# Indoor Activities



## Chet (Oct 4, 2022)

Today is a rainy washout and soon winter and the cold will set in. I prefer doing outside things, but the need now arises to keep busy indoors instead of pacing from room to room. There's the computer with SF and there's solitaire on another computer that I have. I guess I'll manage. I always have. Et tu?


----------



## Don M. (Oct 4, 2022)

It's always hard for me to stay busy during cold Winter weather.  I usually create a list of indoor projects throughout the year, but usually get them done well before Spring....then have to spend several weeks glued to the TV or computer.


----------



## NorthernLight (Oct 4, 2022)

As I've mentioned, I host an online trivia game. Finding appropriate questions kept me busy for a few months. I knew I'd get tired of that at some point, and I think that time has come. I'll continue with the game, but I'll ask the same questions again (I have several months' worth, so maybe no one will notice the reruns).

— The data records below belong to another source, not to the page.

int make_conv(fs_net* h, ConvBN& c, const std::string& wname, const std::string& bn, const std::string& bias, int stride,
              int pad, int dil, int relu, bool hwio, hipStream_t s) {
    const RawTensor* w;
    FS_TRY(fetch(h, wname, &w));
    FS_REQUIRE(w->shape.size() == 4, "weight '%s' is not 4-D", wname.c_str());
    c.name = wname;
    c.Cout = (int)w->shape[0];
    c.Cin = (int)w->shape[1];
    c.KH = (int)w->shape[2];
    c.KW = (int)w->shape[3];
    c.stride = stride;
    c.pad = pad;
    c.dil = dil;
    c.relu = relu;
    FS_TRY(dev_alloc(h, &c.w, (size_t)w->numel()));
    if (hwio) {
        FS_TRY(launch_pack_oihw_to_hwio(w->d, c.w, c.Cout, c.Cin, c.KH, c.KW, s));
    } else if (c.KH * c.KW > 1 && c.Cin % 32 == 0) {
        c.korder = 1;
        FS_TRY(launch_pack_oihw_chunk_major(w->d, c.w, c.Cout, c.Cin, c.KH, c.KW, s));
    } else {
        FS_TRY(launch_pack_oihw_to_ohwi(w->d, c.w, c.Cout, c.Cin, c.KH, c.KW, s));
    }
    if (!hwio && c.Cin % 32 == 0) FS_TRY(split_attach(h, c.w, (size_t)w->numel(), s));
    if (wino_eligible(c, hwio)) c.wino = std::make_shared<WinoBank>();
    if (!hwio && c.korder == 1 && c.Cin <= 128 && wino_fused_supported(c.Cin, c.Cout, c.KH, c.KW, c.stride, c.pad, c.dil)) {
        FS_TRY(dev_alloc(h, &c.wf, wino_fused_bank_floats(c.Cin, c.Cout)));
        FS_TRY(launch_wino4_filter_packed(c.w, c.wf, c.Cout, c.Cin, s, 1));
    }
    if (!bn.empty()) {
        const size_t n = (size_t)c.Cout;
// ... 17 lines not shown
        const RawTensor* b;
        FS_TRY(fetch(h, bias, &b));
        FS_REQUIRE(b->numel() == c.Cout, "bias '%s' does not match %d output channels", bias.c_str(), c.Cout);
        FS_TRY(dev_alloc(h, &c.shift, (size_t)c.Cout));
        FS_HIP(hipMemcpy(c.shift, b->d, (size_t)c.Cout * sizeof(float), hipMemcpyDeviceToDevice));
    }
    return 0;
}

}

int prof_begin(fs_net* h, const std::string& name, const char* kernel, double flops, double bytes, hipStream_t s) {
    if (!h || !h->profiling) return 0;
    ProfRec r;
    r.name = name;
    r.kernel = kernel;
    r.flops = flops;
    r.bytes = bytes;
    FS_HIP(hipEventCreate(&r.e0));
    FS_HIP(hipEventCreate(&r.e1));
    FS_HIP(hipEventRecord(r.e0, s));
    h->prof.push_back(r);
    return 0;
}
int prof_end(fs_net* h, hipStream_t s) {
    if (!h || !h->profiling) return 0;
    FS_HIP(hipEventRecord(h->prof.back().e1, s));
    return 0;
}

int run_igemm(fs_net* h, const std::string& name, const ConvParams& p, double flops, double bytes, hipStream_t s, int tile) {
    FS_TRY(prof_begin(h, name, conv_igemm_tile_name(p, tile), flops, bytes, s));
    FS_TRY(launch_conv_igemm(p, s, tile));
    return prof_end(h, s);
}

int conv_winograd(fs_net* h, const std::string& name, const float* in, int ld_in, const float* U, const void* U3, unsigned plane_bytes, float* V,
                  float* M, const float* scale, const float* shift, float* out, int ld_out, int B, int H, int W, int Cin, int Cout, int dil,
                  int relu, int mt, hipStream_t s) {
    const int T = winograd_tiles(B, H, W, dil, mt);
    ConvParams p = winograd_gemm_params(V, U, M, mt, T, Cin, Cout);
    p.wgt3 = U3;
    p.plane_bytes = plane_bytes;
    const double G = p.groups, v_elems = G * T * Cin, m_elems = G * T * Cout, px = (double)B * H * W;
    FS_TRY(prof_begin(h, name + ".wino_in", "winograd_input", 0, 4.0 * (px * Cin + v_elems), s));
    FS_TRY(launch_winograd_input(in, ld_in, V, B, H, W, Cin, dil, mt, s));
    FS_TRY(prof_end(h, s));
    FS_TRY(run_igemm(h, name + ".wino_gemm", p, 2.0 * G * (double)T * Cin * Cout, 4.0 * (v_elems + G * Cout * Cin + m_elems), s));
    FS_TRY(prof_begin(h, name + ".wino_out", "winograd_output", 0, 4.0 * (m_elems + px * Cout), s));
    FS_TRY(launch_winograd_output(M, scale, shift, out, ld_out, B, H, W, Cout, relu, dil, mt, s));
    return prof_end(h, s);
}

namespace {

int run_conv_winograd(fs_net* h, const ConvBN& c, const float* in, int ld_in, int B, int H, int W, float* out, int ld_out,
                      hipStream_t s) {
    const int mt = wino_m(h->wino_force_m, H, W, c.dil);
    const size_t T = (size_t)winograd_tiles(B, H, W, c.dil, mt);
    const float* U = nullptr;
    FS_TRY(wino_bank(h, c, mt, s, &U));
    FS_TRY(ws_grow(h, &h->wino_ws, &h->wino_ws_elems, wino_vm_floats(mt, T, c.Cin, c.Cout, 8), false));
    float* V = h->wino_ws;
    float* M = h->wino_ws + wino_v_floats(mt, T, c.Cin, 8);
    ConvParams bank = winograd_gemm_params(V, U, M, mt, (int)T, c.Cin, c.Cout);
    split_use(h, bank);
    return conv_winograd(h, c.name, in, ld_in, U, bank.wgt3, bank.plane_bytes, V, M, c.scale, c.shift, out, ld_out, B, H, W, c.Cin, c.Cout,
                         c.dil, c.relu, mt, s);
}

bool takes_winograd(const fs_net* h, const ConvBN& c, int B, int H, int W, bool has_res) {
    if (!(c.wino && h->use_winograd && !has_res)) return false;
    if (c.Cin < 256 && c.wf && h->use_fused_winograd && (long)cdiv(H, 4) * cdiv(W, 4) >= 1500) return false;
    const int mt = wino_m(h->wino_force_m, H, W, c.dil);
    const double wino_rows = (double)(mt + 2) * (mt + 2) * winograd_tiles(B, H, W, c.dil, mt);
    const double direct_rows = 9.0 * (double)B * c.out_size(H) * c.out_size(W);
    return wino_rows < (c.dil <= 4 ? 0.8 : 0.7) * direct_rows;
}

int reserve_conv(fs_net* h, const ConvBN& c, int B, int H, int W, hipStream_t s, size_t* need) {
    if (!takes_winograd(h, c, B, H, W, false)) return 0;
    const int mt = wino_m(h->wino_force_m, H, W, c.dil);
    *need = std::max(*need, wino_vm_floats(mt, (size_t)winograd_tiles(B, H, W, c.dil, mt), c.Cin, c.Cout, 8));
    const float* U = nullptr;
    return wino_bank(h, c, mt, s, &U);
}

bool takes_fused_winograd(const fs_net* h, const ConvBN& c, int B, int H, int W, int ld_in, int ld_out, bool has_res) {
    const bool fits = (int64_t)B * H * W * ld_in * 4 < ((int64_t)1 << 30) && (int64_t)B * H * W * ld_out * 4 < ((int64_t)1 << 31);
    return c.wf && h->use_fused_winograd && !has_res && fits && (long)cdiv(H, 4) * cdiv(W, 4) >= 500;
}

ConvParams conv_params(const fs_net* h, const ConvBN& c, const float* in, int ld_in, int B, int H, int W, float* out, int ld_out, const float* res,
                       int ld_res) {
    ConvParams p = conv2d_params(in, ld_in, c.w, c.scale, c.shift, res, ld_res, out, ld_out, B, H, W, c.Cin, c.Cout, c.KH, c.KW, c.stride, c.pad,
                                 c.dil, c.relu, c.korder);
    p.res_touch = res != nullptr && h->res_touch;
    split_use(h, p);
    return p;
}

int run_conv(fs_net* h, const ConvBN& c, const float* in, int ld_in, int B, int H, int W, float* out, int ld_out,
             const float* res, int ld_res, hipStream_t s) {
    if (takes_winograd(h, c, B, H, W, res != nullptr)) return run_conv_winograd(h, c, in, ld_in, B, H, W, out, ld_out, s);
    if (takes_fused_winograd(h, c, B, H, W, ld_in, ld_out, res != nullptr)) {
        const double tiles = (double)B * cdiv(H, 4) * cdiv(W, 4);
        FS_TRY(prof_begin(h, c.name, "wino_fused", 2.0 * 36.0 * tiles * c.Cin * c.Cout,
                          4.0 * ((double)B * H * W * (c.Cin + c.Cout) + 36.0 * c.Cin * c.Cout), s));
        FS_TRY(launch_wino4_fused(in, ld_in, c.wf, c.scale, c.shift, out, ld_out, B, H, W, c.Cin, c.Cout, c.relu, s));
        return prof_end(h, s);
    }
    ConvParams p = conv_params(h, c, in, ld_in, B, H, W, out, ld_out, res, ld_res);
    const double M = (double)B * p.Ho * p.Wo;
    const double flops = 2.0 * M * c.Cout * c.KH * c.KW * c.Cin;
    const double bytes = 4.0 * ((double)B * H * W * c.Cin + (double)c.Cout * c.KH * c.KW * c.Cin + M * c.Cout * (res ? 2 : 1));
    return run_igemm(h, c.name, p, flops, bytes, s);
}

int ensure_workspace(fs_net* h, size_t buf_elems, size_t small_elems) {
    if (buf_elems > h->buf_elems) {
        for (int i = 0; i < 4; ++i) {
            size_t have = h->buf_elems;
            FS_TRY(ws_grow(h, &h->buf[i], &have, buf_elems, false));
        }
        h->buf_elems = buf_elems;
    }
    return ws_grow(h, &h->small, &h->small_elems, small_elems, true);
}

struct Geometry {
    int H1, W1, H2, W2, H3, W3;
};

Geometry geometry(const fs_net* h, int H, int W) {
    Geometry g;
    g.H1 = h->stem[0].out_size(H);
    g.W1 = h->stem[0].out_size(W);
    g.H2 = conv_out_size(g.H1, 3, 2, 1, 1);
    g.W2 = conv_out_size(g.W1, 3, 2, 1, 1);
    g.H3 = conv_out_size(g.H2, 3, 2, 1, 1);
    g.W3 = conv_out_size(g.W2, 3, 2, 1, 1);
    return g;
}
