@@ -214,9 +221,21 @@
         }
         lsplit[tid] = have ? (int16_t)(split - b0) : (int16_t)-1;
         if (cross) {
+            const int a = right ? tid + 1 : 1, e = right ? REFIT_BLK : tid;
+            uint32_t mv = CROSS_NONE, mo = 0u;
+            if (e >= a) {
+                const int k = 31 - __clz(e - a + 1);
+                const int a1 = e - (1 << k) + 1;
+                const DKey m0 = dt[k][a], m1 = dt[k][a1];
+                const int omask = (1 << DK_SHIFT) - 1;
+                const bool second = (m1 >> DK_SHIFT) < (m0 >> DK_SHIFT);
+                mv = (uint32_t)((second ? m1 : m0) >> DK_SHIFT);
+                mo = (uint32_t)((second ? a1 + ((int)m1 & omask) : a + ((int)m0 & omask)) - 1);
+            }
+            const uint32_t info = cross_info(right, thr, mv, mo);
             const uint32_t k = atomicAdd(&lcount, 1u);
-            if (k < 64u) lcross[k] = i;
-            else { const uint32_t g = atomicAdd(cross_count, 1u); if (g < cross_cap) cross_list[g] = i; }
+            if (k < 64u) { lcross[k] = i; linfo[k] = (int32_t)info; }
+            else { const uint32_t g = atomicAdd(cross_count, 1u); if (g < cross_cap) { cross_list[g] = i; cross_list[(size_t)cross_cap + g] = (int32_t)info; } }
         }
     }
     __syncthreads();
@@ -252,7 +271,7 @@
     if (cnt == 0) return;
     if (tid == 0) lbase = atomicAdd(cross_count, cnt);
     __syncthreads();
-    if ((uint32_t)tid < cnt && lbase + tid < cross_cap) cross_list[lbase + tid] = lcross[tid];
+    if ((uint32_t)tid < cnt && lbase + tid < cross_cap) { cross_list[lbase + tid] = lcross[tid]; cross_list[(size_t)cross_cap + lbase + tid] = linfo[tid]; }
 }
 
 __global__ __launch_bounds__(256) void k_fill_qbox(const double *__restrict__ verts, const LeafTri *__restrict__ leaf, int n, LeafBox32 *__restrict__ qbox32,
@@ -489,10 +508,24 @@
     if (tid == 0) *top_flag = top_seq;
 }
 
-__global__ __launch_bounds__(256, 2) void k_cross_fused(const uint64_t *__restrict__ keys, int n, const double *__restrict__ seg, const float *__restrict__ seg32,
+constexpr int XCH = 4;
+template <int CTRL>
+__device__ __forceinline__ uint32_t dpp_row_u32(uint32_t v) { return (uint32_t)__builtin_amdgcn_update_dpp((int)v, (int)v, CTRL, 0xf, 0xf, false); }
+__device__ __forceinline__ uint32_t group_min_u32(uint32_t x)
+{
+    static_assert(XG == 16, "a group is a DPP row");
+    uint32_t y;
+    y = dpp_row_u32<0x128>(x); x = y < x ? y : x;
+    y = dpp_row_u32<0x124>(x); x = y < x ? y : x;
+    y = dpp_row_u32<0x122>(x); x = y < x ? y : x;
+    y = dpp_row_u32<0x121>(x); x = y < x ? y : x;
+    return x;
+}
+
+__global__ __launch_bounds__(256, 2) void k_cross_fused(const uint64_t *__restrict__ keys, int n, const uint8_t *__restrict__ gmin, const uint8_t *__restrict__ bmin , const double *__restrict__ seg, const float *__restrict__ seg32,
                                                      int nbp2, int nblocks, const unsigned long long *__restrict__ leaf_side , double *__restrict__ boxes,
                                                      NodeRec32 *__restrict__ recs32, const int32_t *__restrict__ split_of, int32_t *__restrict__ root_name,
-                                                     const int32_t *__restrict__ dense, const uint32_t *__restrict__ dense_total, uint32_t dense_cap,
+                                                     const int32_t *__restrict__ dense , const uint32_t *__restrict__ dense_total, uint32_t dense_cap,
                                                      unsigned long long *top_pub , uint32_t *top_flag, uint32_t top_seq,
                                                      uint32_t nord ,
                                                      uint32_t order_groups, const uint32_t *__restrict__ hint_cost, uint32_t *__restrict__ hint_order)
@@ -531,33 +564,138 @@
         int first = 0, last = 0, split = 0;
         {
             auto delta_v = [](uint64_t ka, int ia, uint64_t kb, int ib) { const uint64_t x = ka ^ kb; return x ? __clzll((long long)x) : 64 + __clz((int)((uint32_t)ia ^ (uint32_t)ib)); };
-            const int i = live ? dense[kq] : 0;
-            const uint64_t ki = keys[i], kprev = keys[i > 0 ? i - 1 : 0], knext = keys[i + 1 < n ? i + 1 : n - 1];
-            const int dnext = i + 1 < n ? delta_v(ki, i, knext, i + 1) : -1, dprev = i > 0 ? delta_v(ki, i, kprev, i - 1) : -1;
-            const int d = (dnext - dprev) >= 0 ? 1 : -1;
-            const int delta_min = d > 0 ? dprev : dnext;
-            int mlen = 0;
-            for (int r = 0; r < 2; ++r) {
-                const bool todo = live && mlen == 0;
-                if (!__builtin_amdgcn_ballot_w64(todo)) break;
-                const int e = r * XG + gl;
-                const long long o = (long long)i + (long long)d * (2ll << (e < 31 ? e : 31));
-                const bool yes = todo && e < 31 && o >= 0 && o < n && delta_k(keys, n, i, ki, (int)o) > delta_min;
-                const uint32_t no = ~group_ballot(yes, g) & ((1u << XG) - 1u);
-                if (todo && no) mlen = 2 << (r * XG + __ffs((int)no) - 1);
-            }
-            const int l = group_last_true(live, mlen >> 1, mlen, g, gl, [&](int x) { return delta_k(keys, n, i, ki, i + x * d) > delta_min; });
-            const int j = i + l * d;
-            first = min(i, j); last = max(i, j);
-            const uint64_t kj = keys[j];
-            const uint64_t kbefore = first > 0 ? keys[first - 1] : 0ull, kafter = last < n - 1 ? keys[last + 1] : 0ull;
-            const uint64_t kf = first == i ? ki : kj, kl = last == i ? ki : kj;
-            const int common = delta_v(kf, first, kl, last);
-            split = group_last_true(live, first, last, g, gl, [&](int x) { return delta_k(keys, n, first, kf, x) > common; });
+            auto group_deltas = [&](int G, int quad, uint32_t (&A)[4]) {
+                const int q0 = 64 * G + 4 * quad;
+                uint64_t k[5];
+#pragma unroll
+                for (int u = 0; u < 5; ++u) k[u] = keys[q0 + u < n ? q0 + u : n - 1];
+#pragma unroll
+                for (int u = 0; u < 4; ++u) A[u] = q0 + u < n - 1 ? (uint32_t)(delta_v(k[u], q0 + u, k[u + 1], q0 + u + 1) + 1) : 0u;
+            };
+            const int i = dense[live ? kq : 0u];
+            const uint32_t info = (uint32_t)dense[(size_t)dense_cap + (live ? kq : 0u)];
+            const bool right = (info & 1u) != 0u;
+            const int thr = (int)((info >> 1) & 127u);
+            const uint32_t sthr = thr > 0 ? (uint32_t)thr : 1u;
+            const int B = i >> REFIT_LOG, nchunks = (nblocks + 15) >> 4, src_base = lane & ~(XG - 1);
+            uint32_t wbest = ~0u;
+            int F = 0; bool found = false;
+            {
+                int cur = right ? B + 1 : B - 1;
+                bool done = !live || cur < 0 || cur >= nblocks;
+                for (int round = 0; ; ++round) {
+                    if (!__builtin_amdgcn_ballot_w64(!done)) break;
+                    const int c0 = cur >> 4;
+                    const int per = round ? XCH : 1;
+                    uint4 w[XCH]; int cc[XCH]; bool cv[XCH];
+#pragma unroll
+                    for (int u = 0; u < XCH; ++u) {
+                        cc[u] = right ? c0 + per * gl + u : c0 - per * gl - u;
+                        cv[u] = !done && u < per && cc[u] >= 0 && cc[u] < nchunks;
+                        w[u] = reinterpret_cast<const uint4 *>(bmin)[cv[u] ? cc[u] : 0];
+                    }
+                    uint32_t lmin = ~0u; int hit = -1;
+#pragma unroll
+                    for (int u = 0; u < XCH; ++u) {
+                        if (u > 0 && !__builtin_amdgcn_ballot_w64(cv[u])) break;
+                        const uint32_t ww[4] = {w[u].x, w[u].y, w[u].z, w[u].w};
+                        const int base = 16 * cc[u];
+                        int lo_o = right ? cur - base : 0, hi_o = right ? nblocks - base : cur - base + 1;
+                        lo_o = lo_o < 0 ? 0 : (lo_o > 16 ? 16 : lo_o); hi_o = hi_o < 0 ? 0 : (hi_o > 16 ? 16 : hi_o);
+                        const uint32_t vm = cv[u] && hi_o > lo_o ? ((1u << hi_o) - 1u) & ~((1u << lo_o) - 1u) : 0u;
+                        uint32_t below = 0u;
+#pragma unroll
+                        for (int q = 0; q < 4; ++q) {
+                            const uint32_t t = (ww[q] | 0x80808080u) - sthr * 0x01010101u;
+                            const uint32_t m = (~t >> 7) & 0x01010101u;
+                            below |= ((m * 0x01020408u) >> 24) << (4 * q);
+                        }
+                        const uint32_t hb = below & vm;
+                        uint32_t before = hit < 0 ? vm : 0u;
+                        if (hit < 0 && hb) {
+                            const int pos = right ? __ffs((int)hb) - 1 : 31 - __clz((int)hb);
+                            hit = base + pos;
+                            before = right ? vm & ((1u << pos) - 1u) : vm & ~((2u << pos) - 1u);
+                        }
+                        while (__builtin_amdgcn_ballot_w64(before != 0u)) {
+                            if (before) {
+                                const int pos = __ffs((int)before) - 1;
+                                before &= before - 1u;
+                                const uint32_t wsel = pos < 8 ? (pos < 4 ? ww[0] : ww[1]) : (pos < 12 ? ww[2] : ww[3]);
+                                const uint32_t key = (((wsel >> (8 * (pos & 3))) & 255u) << 24) | (uint32_t)(base + pos);
+                                lmin = key < lmin ? key : lmin;
+                            }
+                        }
+                    }
+                    const uint32_t hm = group_ballot(hit >= 0, g);
+                    const int hl = hm ? __ffs((int)hm) - 1 : XG;
+                    const uint32_t gk = group_min_u32(gl <= hl ? lmin : ~0u);
+                    const int fb = __shfl(hit, src_base + (hm ? hl : 0));
+                    if (!done) {
+                        wbest = gk < wbest ? gk : wbest;
+                        if (hm) { F = fb; found = true; done = true; }
+                        else { cur = right ? (c0 + XG * per) * 16 : (c0 - XG * per) * 16 + 15; done = cur < 0 || cur >= nblocks; }
+                    }
+                }
+            }
+            const int go = (right ? gl : 7 - gl) & 7;
+            const uint2 gw = reinterpret_cast<const uint2 *>(gmin)[F];
+            const uint32_t gv = ((go < 4 ? gw.x : gw.y) >> (8 * (go & 3))) & 255u;
+            const uint32_t gm = group_ballot(found && gl < 8 && gv < sthr, g);
+            const int ghl = gm ? __ffs((int)gm) - 1 : 0;
+            const bool gfound = gm != 0u;
+            const uint32_t gbest = group_min_u32(gfound && gl < ghl ? (gv << 24) | (uint32_t)(8 * F + go) : ~0u);
+            const int G = gfound ? 8 * F + (right ? ghl : 7 - ghl) : 0;
+            const int qd = right ? gl : 15 - gl;
+            uint32_t A[4];
+            group_deltas(G, qd, A);
+            uint32_t pmin = ~0u, hv = 0u; int hu = -1;
+#pragma unroll
+            for (int e = 0; e < 4; ++e) {
+                const uint32_t v = right ? A[e] : A[3 - e];
+                const int o = right ? e : 3 - e;
+                const bool open = hu < 0;
+                const uint32_t key = (v << 8) | (uint32_t)(4 * qd + o);
+                if (open && v < sthr) { hu = o; hv = v; }
+                else if (open && key < pmin) pmin = key;
+            }
+            const uint32_t pm = group_ballot(gfound && hu >= 0, g);
+            const int phl = pm ? __ffs((int)pm) - 1 : 0;
+            const bool pfound = pm != 0u;
+            const uint32_t pbest = group_min_u32(pfound && gl <= phl ? pmin : ~0u);
+            const int hrel = __shfl(4 * qd + hu, src_base + phl);
+            const int farv = pfound ? __shfl((int)hv, src_base + phl) : 0;
+            const int pf = pfound ? 64 * G + hrel : (right ? n - 1 : -1);
+            first = right ? i : pf + 1; last = right ? pf : i;
+            const uint32_t ev = (info >> 8) & 255u;
+            const uint32_t vb = wbest >> 24, vg = gbest >> 24, vp = pbest == ~0u ? 255u : pbest >> 8;
+            const uint32_t ce = (ev << 2) | (right ? 0u : 3u), cb = (vb << 2) | (right ? 1u : 2u), cg = (vg << 2) | (right ? 2u : 1u), cp = (vp << 2) | (right ? 3u : 0u);
+            uint32_t cm = ce < cb ? ce : cb; cm = cg < cm ? cg : cm; cm = cp < cm ? cp : cm;
+            const uint32_t kind = right ? (cm & 3u) : 3u - (cm & 3u);
+            split = kind == 0u ? (i & ~(REFIT_BLK - 1)) + (int)((info >> 16) & 1023u) : 64 * G + (int)(pbest & 63u);
+            const bool needb = live && kind == 1u, needg = live && (kind == 1u || kind == 2u);
+            int Wg = (int)(gbest & 0xffffffu);
+            if (__builtin_amdgcn_ballot_w64(needb)) {
+                const int Wb = needb ? (int)(wbest & 0xffffffu) : 0;
+                const uint2 ww = reinterpret_cast<const uint2 *>(gmin)[Wb];
+                const uint32_t v = (((gl & 7) < 4 ? ww.x : ww.y) >> (8 * (gl & 3))) & 255u;
+                const uint32_t r = group_min_u32(gl < 8 ? (v << 8) | (uint32_t)gl : ~0u);
+                if (needb) Wg = 8 * Wb + (int)(r & 7u);
+            }
+            if (__builtin_amdgcn_ballot_w64(needg)) {
+                const int Wc = needg ? Wg : 0;
+                uint32_t D[4];
+                group_deltas(Wc, gl, D);
+                uint32_t key = ~0u;
+#pragma unroll
+                for (int e = 0; e < 4; ++e) { const uint32_t kk = (D[e] << 8) | (uint32_t)(4 * gl + e); key = kk < key ? kk : key; }
+                const uint32_t r = group_min_u32(key);
+                if (needg) split = 64 * Wc + (int)(r & 63u);
+            }
             if (live && gl == 0) {
                 if (first == 0 && last == n - 1) *root_name = split;
                 else {
-                    const int dl = first > 0 ? delta_v(kf, first, kbefore, first - 1) : -1, dr = last < n - 1 ? delta_v(kl, last, kafter, last + 1) : -1;
+                    const int dl = (right ? thr : farv) - 1, dr = (right ? farv : thr) - 1;
                     uint32_t *half = reinterpret_cast<uint32_t *>(const_cast<float4 *>(dr > dl ? rec_left(recs32, n, (uint32_t)last) : rec_right(recs32, n, (uint32_t)(first - 1))));
                     half[6] = (uint32_t)split;
                 }
diff --git a/gpu-computing-course_amd/csrc/mi355cd.hip b/gpu-computing-course_amd/csrc/mi355cd.hip
--- a/gpu-computing-course_amd/csrc/mi355cd.hip
+++ b/gpu-computing-course_amd/csrc/mi355cd.hip
@@ -79,6 +79,8 @@
     unsigned long long *d_top_pub = nullptr; uint32_t top_seq = 0;
     LeafTri *d_leaf = nullptr; NodeMeta *d_meta = nullptr; int32_t *d_parent = nullptr; double *d_seg = nullptr; float *d_seg32 = nullptr; uint32_t nbp2 = 1; int32_t *d_cross = nullptr; uint32_t cross_cap = 0;
     double *d_boxes = nullptr; uint32_t *d_bounded = nullptr; NodeRec32 *d_recs32 = nullptr; LeafBox32 *d_qbox = nullptr;
+    uint8_t *d_gmin = nullptr, *d_bmin = nullptr;
+    bool cross_index_valid = false;
     unsigned long long *d_leaf_side = nullptr;
     uint32_t dbg_big_offsets = 0;
     uint32_t dbg_store_qbox = 0;
@@ -173,7 +175,7 @@
     for (int i = 0; i < 2; ++i) { hipFree(c->d_keys[i]); hipFree(c->d_perm[i]); }
     hipFree(c->d_counts); hipFree(c->d_chunk_tot); hipFree(c->d_os); hipFree(c->d_frame); hipFree(c->d_partial);
     hipFree(c->d_top_pub); hipFree(c->d_leaf); hipFree(c->d_meta); hipFree(c->d_parent); hipFree(c->d_seg); hipFree(c->d_seg32); hipFree(c->d_cross); hipFree(c->d_boxes);
-    hipFree(c->d_bounded); hipFree(c->d_recs32); hipFree(c->d_qbox); hipFree(c->d_leaf_side); hipFree(c->d_split_of); hipFree(c->d_cost); hipFree(c->d_order); hipFree(c->d_tri_cost);
+    hipFree(c->d_bounded); hipFree(c->d_recs32); hipFree(c->d_qbox); hipFree(c->d_leaf_side); hipFree(c->d_gmin); hipFree(c->d_bmin); hipFree(c->d_split_of); hipFree(c->d_cost); hipFree(c->d_order); hipFree(c->d_tri_cost);
     hipFree(c->d_amb_keys); hipFree(c->d_amb_flag); hipFree(c->d_vamb);
     for (TravBuf &tb : c->tb) {
         if (tb.d_pairs) hipFree(reinterpret_cast<char *>(tb.d_pairs) - sizeof(Report));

I find that housework, cooking, exercise, and other indoor things take up a lot of time. I'd like to have more outdoor time! I can work on that.


----------



## RadishRose (Oct 4, 2022)

Sometimes I cook just for fun. I like "playing with food". Then I freeze portions.

Afterwards, I sulk when I have to clean up, tho'.


----------



## Kaila (Oct 4, 2022)

Making small changes in your living space, by simply moving things around a bit,  can be an interesting activity to do, and I find it often perks up one's spirits at the same time.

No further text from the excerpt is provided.